The second choice is obviously the easier and the one more commonly picked. Parents avoid talking about it with their children - perhaps, not until the time a daughter comes home pregnant, or a son brings home his girlfriend heavy with a child.
It is understandable that bringing out this delicate matter in family rooms leads to uncomfortable and awkward situations. However it all depends on the treatment of the subject and the objectivity by which it is presented in order to erase the ‘taboo’ factor that often alienates it from free discussion. Once the family members are more at ease in sharing views about it, the benefits come in great measures.
But before parents can bring sex education to the family forum, it is very important that they first establish good relations with their children during their childhood. You cannot just pull your youngsters in one corner and start lecturing if there is no real bond between you and them. It would be difficult to make them listen to and accept your word if you don’t have strong connection with them. And instead of leaving a positive mark, your kids may even have hidden resentment because they may take your move as a sort of ‘intrusion’ to their private selves.

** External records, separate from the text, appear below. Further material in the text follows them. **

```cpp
template <bool PRUNE>
__device__ __forceinline__ bool rollq_wm_body(RollqArgs A, uint16_t *pos_scratch, int32_t *full, RqShared &S_) {
    constexpr int NWV = WM_T / 64;
    constexpr int MMAX = PRUNE ? WM_PMAX : WM_MMAX;
    constexpr int MAXIT = MMAX / WM_T;
    const int f = blockIdx.x;
    if (f >= A.n_files) return false;
    const int tid = threadIdx.x, lane = lane_id(), wid = wave_id();
    if (!A.run[f]) {
        if (PRUNE && tid == 0) full[f] = 0;
        return false;
    }
    const int64_t d0 = A.doff[f], n = A.doff[f + 1] - d0;
    const int ntr_all = A.env ? A.ntr[f] : 0;
    const bool chunked = PRUNE && A.wm_chunk > 0 && n > WM_MMAX && A.env;
    if (!chunked && blockIdx.y > 0) return false;
    const int64_t W = A.window, minp = A.min_periods;
    int64_t o0 = 0, o1 = n, t0 = 0, top = n;
    int jlo = 0, ntr = ntr_all;
    int &s_jlo = S_.jlo, &s_jhi = S_.jhi;
    if (chunked) {
        if (tid == 0 && blockIdx.y == 0) full[f] = 0;
        o0 = (int64_t)blockIdx.y * A.wm_chunk;
        if (o0 >= n) return false;
        o1 = min<int64_t>(n, o0 + A.wm_chunk);
        int64_t s, e;
        win_bounds(o0, n, W, s, e);
        const int64_t *tr = A.troughs + d0;
// ... 269 lines not shown
                    const int y = __shfl_up(x, o);
                    if (lane >= o) x += y;
                }
                if (pb < NPB) pre[pb] = run + x - v;
                run += __shfl(x, 63);
            }
            if (lane == 0) {
                pre[NPB] = run;
                if (!wid) s_mk = run;
            }
        }
        __syncthreads();
        kc = s_mk;
        STAMP(13);
        if (kc > WM_PMAX) {
            if (tid == 0) { if (chunked) A.wm_fail[f] = 1; else full[f] = 1; }
            return !chunked;
        }
        if (tid == 0 && !chunked) full[f] = 0;
        for (int pb = wid; pb < NPB; pb += NWV) {
            const uint64_t mk = kmask[pb];
            if ((mk >> lane) & 1) kpos[kpre[pb] + __popcll(mk & lanemask_lt())] = (uint16_t)((pb << 6) + lane);
        }
        m = kc;
        __syncthreads();
    }
#ifdef RQ_STOP_PRUNE
    return false;
#endif
    auto spos = [&](int c) -> int { return PRUNE ? (int)kpos[c] : c; };
    auto kidx = [&](int p) -> int {
        if (!PRUNE) return p;
        const uint64_t mk = kmask[p >> 6];
        return kpre[p >> 6] + __popcll(mk & ((1ull << (p & 63)) - 1ull));
    };
    auto lidx = [&](int p) -> int {
        const uint64_t mk = lmask[p >> 6];
        return lpre[p >> 6] + __popcll(mk & ((1ull << (p & 63)) - 1ull));
    };
    STAMP(7);
#ifdef RQ_DIAG_M
    if (threadIdx.x == 0) _st_acc[13] = (unsigned long long)m;
#endif

    const int IT = (m + WM_T - 1) / WM_T;
    const int mu = __builtin_amdgcn_readfirstlane(m), ITu = __builtin_amdgcn_readfirstlane(IT);
    const int S = 64 * IT;
    const int m8 = (m + 7) & ~7;
    uint16_t *posA = (uint16_t *)(smem + Lay.area);
    uint16_t *posB = posA + m8;
    uint32_t *kh = (uint32_t *)(posB + m8);
    uint32_t *cnt = kh + m8;
    const size_t wbin_off = (size_t)8 * m8 + (size_t)NWV * 128 * 4;
    unsigned long long *wbin_all =
        wbin_off + (size_t)NWV * 256 * 8 <= Lay.total - Lay.area ? (unsigned long long *)(smem + Lay.area + wbin_off) : nullptr;

    const size_t wsc = ((size_t)4 * m8 + 15) & ~(size_t)15;
    const size_t svl_off = wsc + (size_t)NWV * WM_WSCR * 4;
    double *svl = svl_off + (size_t)8 * m <= Lay.total - Lay.area ? (double *)(smem + Lay.area + svl_off) : nullptr;
    uint64_t kbase = 0;
    int shc = 0;
    if (PRUNE && svl) {
        kbase = wm_key(s_vmin);
        const uint64_t ktop = wm_key(s_vmax);
        const int nbits = ktop > kbase ? 64 - __clzll((long long)(ktop - kbase)) : 0;
        shc = nbits > 40 ? nbits - 40 : 0;
    }
    {
        auto ckey = [&](int p) -> uint64_t {
            const uint64_t k = wm_key(dval(t0 + spos(p)));
            return shc ? (k > kbase ? k - kbase : 0ull) >> shc : k;
        };
        uint64_t kor = 0, kand = ~0ull;
        for (int p = tid; p < m; p += WM_T) {
            posA[p] = (uint16_t)p;
            const uint64_t k = ckey(p);
            kh[p] = (uint32_t)k;
            kor |= k;
            kand &= k;
        }
        for (int o = 32; o > 0; o >>= 1) {
            kor |= (uint64_t)__shfl_xor((long long)kor, o);
            kand &= (uint64_t)__shfl_xor((long long)kand, o);
        }
        if (lane == 0) { s_or[wid] = kor; s_and[wid] = kand; }
        if (wbin_all)
            for (int j = tid; j < NWV * 256; j += WM_T) wbin_all[j] = 0ull;
        __syncthreads();
        uint64_t vary = 0;
        {
            uint64_t o = 0, a = ~0ull;
            for (int w = 0; w < NWV; ++w) { o |= s_or[w]; a &= s_and[w]; }
            vary = o ^ a;
        }
        STAMP(0);
        uint32_t *wc = cnt + wid * 128;
        for (int d = 0; d < 8; ++d) {
            if (d == 4 && (vary >> 32)) {
                for (int p = tid; p < m; p += WM_T) kh[p] = (uint32_t)(ckey(p) >> 32);
                __syncthreads();
            }
            if (((vary >> (8 * d)) & 0xFFull) == 0) continue;
            const int sh = 8 * (d & 3);
            for (int j = lane; j < 128; j += 64) wc[j] = 0;
            uint32_t dg8[(MAXIT + 3) / 4], rk16[(MAXIT + 1) / 2];
            int mo = mu, ITo = ITu, sb = wid * S + lane;
            asm volatile("" : "+s"(mo), "+s"(ITo), "+v"(sb));
#pragma unroll
            for (int i = 0; i < MAXIT; ++i) {
                const int slot = sb + i * 64;
                const uint32_t dg = (i < ITo && slot < mo) ? (kh[posA[slot]] >> sh) & 0xFFu : 0u;
                if ((i & 3) == 0) dg8[i >> 2] = dg; else dg8[i >> 2] |= dg << (8 * (i & 3));
            }
            __builtin_amdgcn_wave_barrier();
            asm volatile("" : "+s"(mo), "+s"(ITo), "+v"(sb));
#pragma unroll
            for (int i = 0; i < MAXIT; ++i) {
                if (i < ITo) {
                    const int slot = sb + i * 64;
                    const bool valid = slot < mo;
                    const uint32_t dg = (dg8[i >> 2] >> (8 * (i & 3))) & 0xFFu;
                    uint64_t peers;
                    if (wbin_all) {
                        unsigned long long *bin = wbin_all + wid * 256 + dg;
                        if (valid) atomicOr(bin, 1ull << lane);
                        peers = __hip_atomic_load(bin, __ATOMIC_RELAXED, __HIP_MEMORY_SCOPE_WORKGROUP);
                    } else {
                        peers = match8(dg);
                    }
                    peers &= __ballot(valid);
                    const uint64_t below = peers & lanemask_lt();
                    const int leader = valid ? __ffsll((long long)peers) - 1 : lane;
                    uint32_t base = 0;
                    if (valid && below == 0) {
                        base = atomicAdd(&wc[dg >> 1], (uint32_t)__popcll(peers) << (16 * (dg & 1)));
                        if (wbin_all) __hip_atomic_store(wbin_all + wid * 256 + dg, 0ull, __ATOMIC_RELAXED,
                                                         __HIP_MEMORY_SCOPE_WORKGROUP);
                    }
                    base = (uint32_t)__shfl((int)base, leader);
                    const uint32_t rnk = ((base >> (16 * (dg & 1))) & 0xFFFFu) + (uint32_t)__popcll(below);
                    if ((i & 1) == 0) rk16[i >> 1] = rnk; else rk16[i >> 1] |= rnk << 16;
                }
            }
            __syncthreads();
            STAMP(1);
            {
                uint32_t v[4], sm = 0;
#pragma unroll
                for (int u = 0; u < 4; ++u) {
                    const int e = tid * 4 + u, dg = e / NWV, w = e % NWV;
                    v[u] = (cnt[w * 128 + (dg >> 1)] >> (16 * (dg & 1))) & 0xFFFFu;
                    sm += v[u];
                }
                uint32_t x = sm;
                for (int o = 1; o < 64; o <<= 1) {
                    const uint32_t y = __shfl_up(x, o);
                    if (lane >= o) x += y;
                }
                if (lane == 63) s_wt[wid] = (int)x;
                __syncthreads();
                uint32_t run = x - sm;
                for (int w = 0; w < wid; ++w) run += (uint32_t)s_wt[w];
                uint16_t *c16 = (uint16_t *)cnt;
#pragma unroll
                for (int u = 0; u < 4; ++u) {
                    const int e = tid * 4 + u, dg = e / NWV, w = e % NWV;
                    c16[(w * 128 + (dg >> 1)) * 2 + (dg & 1)] = (uint16_t)run;
                    run += v[u];
                }
            }
            __syncthreads();
            STAMP(2);
            const uint16_t *c16 = (const uint16_t *)cnt;
            asm volatile("" : "+s"(mo), "+s"(ITo), "+v"(sb));
#pragma unroll
            for (int i = 0; i < MAXIT; ++i) {
                const int slot = sb + i * 64;
                if (i < ITo && slot < mo) {
                    const uint32_t dg = (dg8[i >> 2] >> (8 * (i & 3))) & 0xFFu;
                    const uint32_t rnk = (rk16[i >> 1] >> (16 * (i & 1))) & 0xFFFFu;
                    posB[(int)c16[(wid * 128 + (dg >> 1)) * 2 + (dg & 1)] + (int)rnk] = posA[slot];
                }
            }
            __syncthreads();
            uint16_t *t = posA; posA = posB; posB = t;
            STAMP(3);
        }
    }
    uint16_t *posR = posA, *rkx = posB;
    for (int r = tid; r < m; r += WM_T) rkx[posR[r]] = (uint16_t)r;
    if (svl)
        for (int r = tid; r < m; r += WM_T) svl[r] = dval(t0 + spos(posR[r]));
    __syncthreads();
    if (shc) {
        bool down = false;
        for (int r = tid; r + 1 < m; r += WM_T) down |= svl[r] > svl[r + 1];
        if (__syncthreads_or(down)) {
            if (tid == 0) { if (chunked) A.wm_fail[f] = 1; else full[f] = 1; }
            return !chunked;
        }
    }
#ifdef RQ_STOP_SORT
    return false;
#endif
    uint32_t *wl = (uint32_t *)(smem + Lay.area + wsc) + (size_t)wid * WM_WSCR;
    STAMP(5);

    auto target = [&](int nb, double &idxf, bool &interp) -> int {
        idxf = 0;
        int k = 0;
        if (nb > 1) {
            idxf = q * (double)(nb - 1);
            k = (int)idxf;
        }
        interp = !(nb == 1 || (double)k == idxf);
        return k;
    };
    const uint64_t ltm = lanemask_lt();
    const int off = (int)((W - 1) / 2), Wi = (int)W, ni = (int)n, t0i = (int)t0;
#ifdef RQ_DIAG_Q
    unsigned long long dq[8] = {0};
#endif
    int vfirst = INT_MAX, vlast = -1;
#ifdef RQ_DIAG_W
    const unsigned long long tw0 = __builtin_amdgcn_s_memtime();
#endif
    {
        const int NBLK = (int)((o1 - o0 + 63) >> 6);
        const int NBW = (NBLK + NWV - 1) / NWV;
        const int b0 = wid * NBW, b1 = min(NBLK, b0 + NBW);
        int rs = 0, cU = 0, pPlo = -1, pPhi = -1;
        for (int bk = b0; bk < b1; ++bk) {
            const int i0 = (int)o0 + (bk << 6), i = i0 + lane;
            bool valid = false;
            int plo = 0, phi = 0, t = 0, nobs = 0, kq = 0;
            double idxq = 0.0;
            bool intq = false;
            if (i < (int)o1) {
                const int ee = i + 1 + off, ss = ee - Wi;
                const int e = ee < ni ? ee : ni, sc = ss > 0 ? ss : 0;
                const int lo = sc > t0i ? sc : t0i;
                nobs = e > lo ? e - lo : 0;
                if (nobs >= minp && nobs > 0) {
                    valid = true;
                    plo = kidx(lo - t0i);
                    phi = kidx(e - t0i);
                    const int lw = PRUNE ? lidx(e - t0i) - lidx(lo - t0i) : 0;
// ... 291 lines not shown
```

Sex education in the family does not really need to be a ’sit in’ lecture. It can be introduced candidly and casually - depending on the situation and condition at hand. For instance, while watching TV together in the living room, parents can subtly comment on sex content of certain commercials or shows. And there are a lot on TV! Advertisements on condoms, sexual rejuvenation from vitamins, government campaigns on family planning and sexual health… not to mention sexual connotations in many product ads - most of which are liberally shown during prime time slots, the usual viewing time for children. Much as we want to protect our children from these media elements, there is no hundred percent assurance that we can veer them away from these all the time. We can control the situation at home, but once they step out of the door, we can barely, if at all, manage the stimuli that may therein surround them.
It is not an easy task to educate one’s own child about sex. Notably, schools have now integrated sex education in health and values education subjects. And although the schools sometimes tend to be too academic, still, it is worthy to note that they help open the door to this area.